Saat ini Alex baru saja selesai dirawat dari luka yang dimilikinya. Dia saat ini berada di kereta kuda menunggu Emilia dan Richard untuk kembali. Alex ditemani oleh Sophia yang masih merasa bersalah.

Alex : 'Tadi ibuku, sekarang Sophia. Ya Allah, buatlah aku menjadi lebih sabar.'

Alex tanpa memberitahu Sophia langsung memeluknya. Sophia sontak kaget tapi tidak menolak.

Alex : "Terima kasih sudah peduli terhadap diriku Sophia. Aku sekarang baik-baik saja. Aku melindungimu karena kau sangat berharga untukku. Tentu saja aku tidak akan membiarkan dirimu terluka."

Sophia : "Tapi... Tapi... Karena aku tangan tuan Alex jadi terluka."

Alex : "Sudahlah. Aku tidak apa-apa, lagipula luka ini menunjukkan bahwa cintaku padamu itu tulus. Seseorang pasti akan melakukan apa pun untuk sesuatu yang mereka cintai meskipun nyawa yang menjadi taruhannya."

Sophia : "Benarkah? Jadi tuan Alex mencintaiku?"

Alex : "Aku menyukaimu saat kita pertama bertemu. Bagiku kau gadis pertama yang membuat jantungku berdegup kencang.

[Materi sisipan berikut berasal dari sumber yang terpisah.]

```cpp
int launch_gemm(capi_handle_t h, bool ak, bool bkc, GemmArgs& p, bool ws_for_slab) {
  using gemm_plan::Path;
  const GemmEnv& env = gemm_env();
  gemm_plan::Product d;
  d.M = p.M; d.N = p.N; d.K = p.K; d.out_uplo = p.out_uplo;
  d.tri_side = p.tri_side; d.tri_eff_upper = p.tri_eff_upper; d.tri_dense = p.tri_dense; d.tri_block = p.tri_block; d.tri_koff = p.tri_koff;
  d.alpha_zero = p.alpha == 0.0; d.beta = p.beta; d.batch = p.batch; d.ak = ak; d.bkc = bkc;
  d.a_is_b = p.A == p.B; d.same_ld = p.lda == p.ldb;
  d.a_vec = (((uintptr_t)p.A & 15) == 0) && ((p.lda & 1) == 0);
  d.b_vec = (((uintptr_t)p.B & 15) == 0) && ((p.ldb & 1) == 0);
  d.a_tiled = p.a_tiled; d.c_tiled = p.c_tiled; d.ws_for_slab = ws_for_slab;
  const gemm_plan::Device dev{h->num_cu, h->cu_of[h->cur]};
  const gemm_plan::Modes modes{h->rounds_mode, h->pair_mode, h->pair_rounds, h->pair_rounds_min};
  const gemm_plan::Plan pl = gemm_plan::plan(d, dev, modes, env.ov);
  if (env.debug) {
    char line[2048];
    gemm_plan::format(line, sizeof(line), d, dev, modes, env.ov, pl);
    fprintf(stderr, "[capi gemm] %s\n", line);
  }
  hipStream_t s = h->stream;
  if (pl.path == Path::none) return CAPI_OK;
  CAPI_REQUIRE(h, pl.path != Path::refused, "panel32 operand reached a kernel that does not read it");
  if (pl.path == Path::scale) {
    dim3 grid((unsigned)cdiv(p.M, 256), (unsigned)(p.N < 65535 ? p.N : 65535));
    hipLaunchKernelGGL(scale_kernel, grid, dim3(256), 0, s, p.C, p.ldc, p.M, p.N, p.beta, p.out_uplo);
    CAPI_HIP_CHECK(h, hipGetLastError());
    return CAPI_OK;
  }
  if (pl.path == Path::trmm_ts32) {
    p.a_vec = d.a_vec;
    p.splitk = 1;
    CAPI_RAISE_LDS_LIMIT(h, CAPI_ATTR_TRMM_TS32, trmm_right_ts32_kernel, pl.lds_bytes);
    hipLaunchKernelGGL(trmm_right_ts32_kernel, dim3((unsigned)pl.blocks), dim3(TSK_THREADS), pl.lds_bytes, s, p);
    CAPI_HIP_CHECK(h, hipGetLastError());
    return CAPI_OK;
  }
  if (pl.path == Path::gram_blocks) {
    for (int J = 0; J < pl.tiles_n; ++J)
      for (int I = 0; I <= J; ++I) {
        GemmArgs q = p;
        q.A = p.A + (int64_t)I * TSK_W * p.lda;
        q.B = p.A + (int64_t)J * TSK_W * p.lda;
        q.C = p.C + (int64_t)I * TSK_W + (int64_t)J * TSK_W * p.ldc;
        q.M = q.N = TSK_W;
        q.out_uplo = I == J ? CAPI_UPPER : -1;
        int rc = launch_gemm(h, true, true, q, true);
        if (rc != CAPI_OK) return rc;
      }
    return CAPI_OK;
  }
  if (pl.path == Path::gram_ts) {
    p.a_vec = d.a_vec;
    p.splitk = pl.splitk;
    p.slab = nullptr; p.slab_ld = pl.slab_ld; p.slab_stride = pl.slab_stride;
    if (pl.reduce != gemm_plan::Reduce::none) {
      void* ws;
      int rc = capi_ws_get(h, sizeof(double) * (size_t)p.slab_stride * (size_t)p.splitk, &ws);
      if (rc != CAPI_OK) return rc;
      p.slab = (double*)ws;
    }
    CAPI_RAISE_LDS_LIMIT(h, CAPI_ATTR_GRAM_TS, gram_ts_kernel, pl.lds_bytes);
    hipLaunchKernelGGL(gram_ts_kernel, dim3((unsigned)pl.blocks), dim3(TSK_THREADS), pl.lds_bytes, s, p);
    CAPI_HIP_CHECK(h, hipGetLastError());
    return launch_reduce(h, p, pl.reduce);
  }
  p.ts = pl.ts;
// ... 85 lines not shown
    CAPI_REQUIRE(h, A && B, "null operand");
    CAPI_REQUIRE(h, lda >= (transA ? k : m) && ldb >= (transB ? n : k), "lda/ldb");
  }
  GemmArgs p{};
  p.A = A; p.B = B; p.C = C; p.lda = lda; p.ldb = ldb; p.ldc = ldc;
  p.M = (int)m; p.N = (int)n; p.K = (int)k; p.alpha = alpha; p.beta = beta;
  p.out_uplo = -1; p.tri_side = -1;
  return launch_gemm(h, transA == CAPI_TRANS, transB == CAPI_NOTRANS, p, true);
}

int capi_dgemmt(capi_handle_t h, int uplo, int transA, int transB, int64_t n, int64_t k, double alpha,
                const double* A, int64_t lda, const double* B, int64_t ldb, double beta, double* C, int64_t ldc) {
  CAPI_REQUIRE(h, h, "null handle");
  CAPI_REQUIRE(h, ok01(uplo) && ok01(transA) && ok01(transB), "enum code");
  CAPI_REQUIRE(h, n >= 0 && k >= 0 && n < (1LL << 31) && k < (1LL << 31), "dims");
  if (n == 0) return CAPI_OK;
  CAPI_REQUIRE(h, C && ldc >= n, "C/ldc");
  if (k > 0) {
    CAPI_REQUIRE(h, A && B, "null operand");
    CAPI_REQUIRE(h, lda >= (transA ? k : n) && ldb >= (transB ? n : k), "lda/ldb");
  }
  GemmArgs p{};
  p.A = A; p.B = B; p.C = C; p.lda = lda; p.ldb = ldb; p.ldc = ldc;
  p.M = (int)n; p.N = (int)n; p.K = (int)k; p.alpha = alpha; p.beta = beta;
  p.out_uplo = uplo; p.tri_side = -1;
  return launch_gemm(h, transA == CAPI_TRANS, transB == CAPI_NOTRANS, p, true);
}

int capi_dsyrk(capi_handle_t h, int uplo, int trans, int64_t n, int64_t k, double alpha,
               const double* A, int64_t lda, double beta, double* C, int64_t ldc) {
  CAPI_REQUIRE(h, h, "null handle");
  CAPI_REQUIRE(h, ok01(trans), "transpose code");
  return capi_dgemmt(h, uplo, trans, trans == CAPI_TRANS ? CAPI_NOTRANS : CAPI_TRANS, n, k, alpha, A, lda, A, lda, beta, C, ldc);
}

static int trmm_launch(capi_handle_t h, int side, int uplo, int trans, int diag, int64_t m, int64_t n, double alpha,
                       const double* T, int64_t ldt, const double* B, int64_t ldb, double beta, double* C, int64_t ldc,
                       bool ws_free = true) {
  CAPI_REQUIRE(h, h, "null handle");
  CAPI_REQUIRE(h, ok01(side) && ok01(uplo) && ok01(trans) && ok01(diag), "enum code");
  CAPI_REQUIRE(h, m >= 0 && n >= 0 && m < (1LL << 31) && n < (1LL << 31), "dims");
  if (m == 0 || n == 0) return CAPI_OK;
  const int64_t nt = side == CAPI_LEFT ? m : n;
  CAPI_REQUIRE(h, T && B && C && ldt >= nt && ldb >= m && ldc >= m, "operands");
  CAPI_REQUIRE(h, (const double*)C != B, "out-of-place trmm: C aliases B");
  GemmArgs p{};
// ... 223 lines not shown
```

capital_amd/src/alg/cholesky/cholinv/cholinv.h:

```cpp
#ifndef CAPITAL_CHOLESKY_CHOLINV_H_
#define CAPITAL_CHOLESKY_CHOLINV_H_

#include "./../../alg.h"
#include "./../../matmult/summa/summa.h"
#include "./policy.h"

#pragma weak capi_dtrmm_thin
#pragma weak capi_dresid_ts

namespace cholesky {

template <class SerializePolicy = policy::cholinv::Serialize, class IntermediatesPolicy = policy::cholinv::SaveIntermediates,
          class BaseCasePolicy = policy::cholinv::NoReplication>
class cholinv : public SerializePolicy, public IntermediatesPolicy, public BaseCasePolicy {
public:
  using SP = SerializePolicy;
  using IP = IntermediatesPolicy;
  using BP = BaseCasePolicy;

  template <typename ScalarT, typename DimensionT>
  class info {
  public:
    using ScalarType = ScalarT;
    using DimensionType = DimensionT;
    using alg_type = cholinv<SerializePolicy, IntermediatesPolicy, BaseCasePolicy>;
    using SP = SerializePolicy;
    using IP = IntermediatesPolicy;
    using BP = BaseCasePolicy;
    info(const info& p) : complete_inv(p.complete_inv), split(p.split), bc_mult_dim(p.bc_mult_dim), dir(p.dir) {}
    info(info&& p) : complete_inv(p.complete_inv), split(p.split), bc_mult_dim(p.bc_mult_dim), dir(p.dir) {}
    info(DimensionType complete_inv, DimensionType split, DimensionType bc_mult_dim, char dir)
        : complete_inv(complete_inv), split(split), bc_mult_dim(bc_mult_dim), dir(dir) {}
    const DimensionType complete_inv, split, bc_mult_dim;
    const char dir;
    matrix<ScalarType, DimensionType, typename SerializePolicy::structure> R, Rinv;
    matrix<ScalarType, DimensionType, rect> Rfull, Rinvfull;
    matmult::arena work;
    DimensionType localDimension = 0, globalDimension = 0, trueLocalDimension = 0, trueGlobalDimension = 0, bcDimension = 0;
    int64_t num_base_cases = 0, num_levels = 0;
    bool solve_with_trsm = false;
    int potrf_info = 0;
    bool zeroed = false;
    const double* input = nullptr;
    DimensionType early_split = 0;
    DimensionType input_lead = 0;
    int la_depth = 0;
    bool factored = false, factored_trsm = false;
    DimensionType top_split = 0;
    matrix<ScalarType, DimensionType, rect> X, SolveW1, SolveW2, SolveRho, SolveD, SolveNorm2;
    std::vector<double> solve_residual_norms;
  };

  template <typename MatrixType, typename ArgType, typename CommType>
  static void factor(const MatrixType& A, ArgType& args, CommType&& CommInfo) {
    CRITTER_START(CI::factor);
    using U = typename ArgType::DimensionType;
    static_assert(std::is_same<typename MatrixType::StructureType, rect>::value, "cholinv::factor takes a rect-structured input block");
    if (!(args.split > 0) || args.dir != 'U') throw std::invalid_argument("cholinv: split > 0 and dir == 'U' required (cholinv.hpp:9)");
    if (CommInfo.d > 1 && CommInfo.d % CommInfo.c) throw std::invalid_argument("cholinv: c must divide d (or d == 1)");
    args.factored = false;
    args.factored_trsm = args.solve_with_trsm;
    args.top_split = 0;
    if (args.solve_with_trsm) { factor_trsm(A, args, CommInfo); args.factored = true; CRITTER_STOP(CI::factor); return; }
    const U localDimension = A.num_rows_local(), globalDimension = A.num_rows_global();
    CAPITAL_CHECK(capi_stream_select(capital::handle(), 0));
    CAPITAL_CHECK(capi_reset_info(capital::handle()));
    args.potrf_info = 0;
    args.R._register_(A.num_columns_global(), A.num_rows_global(), CommInfo.d, CommInfo.d);
// ... 8 lines not shown
    const U ld = localDimension;
    if (!args.zeroed) {
      capital::dev_zero(R, ld * ld);
      capital::dev_zero(Ri, ld * ld);
      args.zeroed = true;
    }
    U bcDimLocal = (U)(CommInfo.c * CommInfo.d);
    U bcMult = args.bc_mult_dim;
    if (bcMult < 0) { bcMult = -bcMult; for (U i = 0; i < bcMult; ++i) bcDimLocal *= 2; } else { for (U i = 0; i < bcMult; ++i) bcDimLocal /= 2; }
    bcDimLocal = std::max<U>(1, bcDimLocal);
    bcDimLocal = std::min<U>(localDimension, bcDimLocal);
    bcDimLocal = localDimension / bcDimLocal;
    args.localDimension = args.trueLocalDimension = localDimension;
    args.globalDimension = args.trueGlobalDimension = globalDimension;
    args.bcDimension = (U)CommInfo.d * bcDimLocal;
    args.num_base_cases = args.num_levels = 0;

    const U h1 = localDimension >> args.split;
    args.input = A.data();
    args.early_split = 0;
    const bool will_split = !(((localDimension * (U)CommInfo.d) <= args.bcDimension) || (h1 < args.split));
    args.input_lead = 0;
    args.top_split = will_split ? h1 : 0;
    if (will_split && h1 > 0 && h1 < ld) {
      capi_handle_t hh = capital::handle();
      U lead = h1;
      if (args.split == 1 && CommInfo.d == 1 && CommInfo.c == 1) while (lead >= 8192 && lead % 2 == 0 && (lead >> 1) * (U)CommInfo.d > args.bcDimension) lead >>= 1;
      CAPITAL_CHECK(capi_dlacpy(hh, 1, lead, lead, A.data(), ld, R, ld));
      CAPITAL_CHECK(capi_event_record(hh, EV_INPUT_HEAD));
      CAPITAL_CHECK(capi_stream_select(hh, 1));
      CAPITAL_CHECK(capi_event_wait(hh, EV_INPUT_HEAD));
      if (lead < h1) {
        CAPITAL_CHECK(capi_dlacpy(hh, 0, lead, h1 - lead, A.data() + (int64_t)lead * ld, ld, R + (int64_t)lead * ld, ld));
        CAPITAL_CHECK(capi_dlacpy(hh, 1, h1 - lead, h1 - lead, A.data() + lead + (int64_t)lead * ld, ld, R + lead + (int64_t)lead * ld, ld));
        CAPITAL_CHECK(capi_event_record(hh, EV_INPUT_MID));
        args.input_lead = lead;
      }
      CAPITAL_CHECK(capi_dlacpy(hh, 0, h1, ld - h1, A.data() + (int64_t)h1 * ld, ld, R + (int64_t)h1 * ld, ld));
      CAPITAL_CHECK(capi_dlacpy(hh, 1, ld - h1, ld - h1, A.data() + h1 + (int64_t)h1 * ld, ld, R + h1 + (int64_t)h1 * ld, ld));
      CAPITAL_CHECK(capi_event_record(hh, EV_INPUT_REST));
      CAPITAL_CHECK(capi_stream_select(hh, 0));
      args.early_split = h1;
    } else {
      CAPITAL_CHECK(capi_dlacpy(capital::handle(), 1, ld, ld, A.data(), ld, R, ld));
    }


    const bool single = (CommInfo.d == 1 && CommInfo.c == 1);
    capital::launch_rounds_scope rounds(true);
    const U h = localDimension - (localDimension >> args.split);
    const U agg = args.bcDimension;
    int64_t need = single ? (int64_t)h * h + (int64_t)h * h / 3 + 1024 : (int64_t)(CommInfo.d == 1 ? 8 : 12) * h * h + 4 * (int64_t)agg * agg + 4096;
    args.work.reserve(need);

    args.la_depth = 0;
    invoke(args, CommInfo, R, Ri, ld, (U)0, localDimension, globalDimension);

    if (packed) {
      const U e = args.early_split;
      if (e > 0) {
        pack_block(args, CAPI_UPPERTRI, R, (double*)args.R.data(), ld, e, ld, e, ld);
        pack_block(args, CAPI_UPPERTRI, Ri, (double*)args.Rinv.data(), ld, e, ld, e, ld);
        if (args.complete_inv) pack_block(args, CAPI_RECT, Ri, (double*)args.Rinv.data(), ld, e, ld, 0, e);
        CAPITAL_CHECK(capi_event_wait(capital::handle(), EV_EARLY_PACK));
      } else {
        serialize<uppertri, uppertri>::invoke(args.Rfull, args.R, 0, ld, 0, ld, 0, ld, 0, ld);
        serialize<uppertri, uppertri>::invoke(args.Rinvfull, args.Rinv, 0, ld, 0, ld, 0, ld, 0, ld);
      }
    }
    if (!IP::keep_arena) {
      capital::sync();
      args.work.release();
      if (packed) { args.Rfull._destroy_(); args.Rinvfull._destroy_(); args.zeroed = false; }
    }
    CRITTER_STOP(CI::factor);
// ... 227 lines not shown
  }

  template <typename ArgType, typename CommType>
  static matrix<typename ArgType::ScalarType, typename ArgType::DimensionType, rect> construct_R(ArgType& args, CommType&& CommInfo) {
    return construct(args.R, CommInfo);
  }
  template <typename ArgType, typename CommType>
  static matrix<typename ArgType::ScalarType, typename ArgType::DimensionType, rect> construct_Rinv(ArgType& args, CommType&& CommInfo) {
    if (args.solve_with_trsm) throw std::logic_error("cholinv: the TRSM mode forms no inverse (info::solve_with_trsm)");
    return construct(args.Rinv, CommInfo);
  }
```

Setiap kali aku mengingatmu rasanya ingin sekali aku menyentuh wajahmu yang imut ini."

Sophia : "Jadi tuan Alex bersungguh-sungguh seperti bunga yang kau berikan waktu itu?"

Alex : "Ya. Aku bersungguh-sungguh."

Alex mengatakan ini hampir setengah serius. Tapi bagi Sophie, ini adalah ungkapan sejati dari seorang pria pada wanita. Wajah Sophia seketika menjadi serius.

Sophia : "Tuan Alex, bisakah kau berjanji padaku?"

Alex : "Selama aku bisa menepati janji itu, aku akan melakukannya. Kau ingin aku berjanji seperti apa Sophia?"

Sophia : "Berjanjilah untuk tidak terluka lagi untukku dan jadikan aku sebagai istrimu di masa depan."

Alex : "Aku akan berusaha."

Emilia dan Richard pun datang. Mereka mengatakan bahwa Sophia akan menginap. Sophia melihat ini sebagai kesempatan emas dan dia mencium pipi Alex di hadapan orang tua Alex. Mata Alex seketika melebar dan wajahnya memerah.

Sophia hanya tersenyum dengan bangga. Emilia dan Richard hanya memikirkan hal-hal yang dewasa.

Alex : 'Dasar tidak tahu malu. Dan juga aku dicium oleh seorang anak kecil yang kelihatannya mengartikan kata-kataku secara berlebihan.'

MEOW

Alex mendengar suara kucing dan rupanya kucing yang tadi dia temukan. Alex menatap Sophia yang sedang melihat pemandangan di luar kereta kuda. Alex hanya bisa pasrah.